Task inputs: Begin

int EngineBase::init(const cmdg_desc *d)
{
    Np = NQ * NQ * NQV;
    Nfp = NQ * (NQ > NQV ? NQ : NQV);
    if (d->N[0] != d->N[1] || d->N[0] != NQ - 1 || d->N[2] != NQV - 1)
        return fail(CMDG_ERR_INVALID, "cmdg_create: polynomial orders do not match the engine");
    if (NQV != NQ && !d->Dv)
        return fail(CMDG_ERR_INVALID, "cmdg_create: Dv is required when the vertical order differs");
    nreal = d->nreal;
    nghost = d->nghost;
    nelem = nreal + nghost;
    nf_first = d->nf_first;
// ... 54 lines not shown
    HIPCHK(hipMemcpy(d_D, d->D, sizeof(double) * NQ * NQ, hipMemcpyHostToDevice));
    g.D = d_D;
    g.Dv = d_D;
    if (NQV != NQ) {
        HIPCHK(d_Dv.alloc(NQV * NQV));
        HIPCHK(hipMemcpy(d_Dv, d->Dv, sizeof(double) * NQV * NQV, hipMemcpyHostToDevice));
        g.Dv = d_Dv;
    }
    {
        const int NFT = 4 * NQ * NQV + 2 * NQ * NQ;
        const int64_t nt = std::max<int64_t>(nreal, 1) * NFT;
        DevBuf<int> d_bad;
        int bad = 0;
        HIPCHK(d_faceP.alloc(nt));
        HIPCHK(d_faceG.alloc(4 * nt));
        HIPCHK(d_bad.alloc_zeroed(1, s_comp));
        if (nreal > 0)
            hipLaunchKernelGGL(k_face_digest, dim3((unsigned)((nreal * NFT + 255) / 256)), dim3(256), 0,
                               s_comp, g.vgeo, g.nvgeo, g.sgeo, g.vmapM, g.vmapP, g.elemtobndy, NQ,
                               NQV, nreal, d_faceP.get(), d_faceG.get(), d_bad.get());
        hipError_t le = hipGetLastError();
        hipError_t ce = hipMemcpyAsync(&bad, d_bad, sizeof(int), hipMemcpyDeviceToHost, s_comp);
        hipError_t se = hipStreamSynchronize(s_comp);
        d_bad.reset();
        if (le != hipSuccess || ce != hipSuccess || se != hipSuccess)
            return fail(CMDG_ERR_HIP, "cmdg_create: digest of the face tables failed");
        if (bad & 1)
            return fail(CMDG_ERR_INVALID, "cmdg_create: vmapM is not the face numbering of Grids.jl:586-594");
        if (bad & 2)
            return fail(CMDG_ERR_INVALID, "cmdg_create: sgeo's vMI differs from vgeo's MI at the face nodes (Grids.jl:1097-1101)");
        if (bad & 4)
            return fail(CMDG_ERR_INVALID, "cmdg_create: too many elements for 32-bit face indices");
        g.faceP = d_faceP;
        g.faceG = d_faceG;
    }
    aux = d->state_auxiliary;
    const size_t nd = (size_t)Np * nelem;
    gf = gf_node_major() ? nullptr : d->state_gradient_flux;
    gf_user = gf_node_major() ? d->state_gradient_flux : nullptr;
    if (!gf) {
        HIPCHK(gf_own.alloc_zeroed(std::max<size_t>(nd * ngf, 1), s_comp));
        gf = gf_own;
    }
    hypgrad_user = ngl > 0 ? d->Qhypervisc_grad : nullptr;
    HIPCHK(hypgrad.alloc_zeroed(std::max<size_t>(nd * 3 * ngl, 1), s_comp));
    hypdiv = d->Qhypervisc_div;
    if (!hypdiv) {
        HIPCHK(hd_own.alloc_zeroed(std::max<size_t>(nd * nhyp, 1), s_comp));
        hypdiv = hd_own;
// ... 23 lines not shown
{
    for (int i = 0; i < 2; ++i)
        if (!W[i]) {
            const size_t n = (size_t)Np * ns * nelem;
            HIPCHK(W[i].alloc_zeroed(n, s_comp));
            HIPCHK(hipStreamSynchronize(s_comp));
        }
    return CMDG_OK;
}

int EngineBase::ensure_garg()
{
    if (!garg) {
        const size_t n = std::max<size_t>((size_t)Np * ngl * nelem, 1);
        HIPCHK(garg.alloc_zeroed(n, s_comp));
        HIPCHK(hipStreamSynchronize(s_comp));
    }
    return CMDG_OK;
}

Task inputs: End

* What the task requires
With the line containing "HIPCHK(garg.alloc_zeroed(n, s_comp));" as the start and the last line of the entries as the end, print that whole span exactly.

* Result of this exercise
        HIPCHK(garg.alloc_zeroed(n, s_comp));
        HIPCHK(hipStreamSynchronize(s_comp));
    }
    return CMDG_OK;
}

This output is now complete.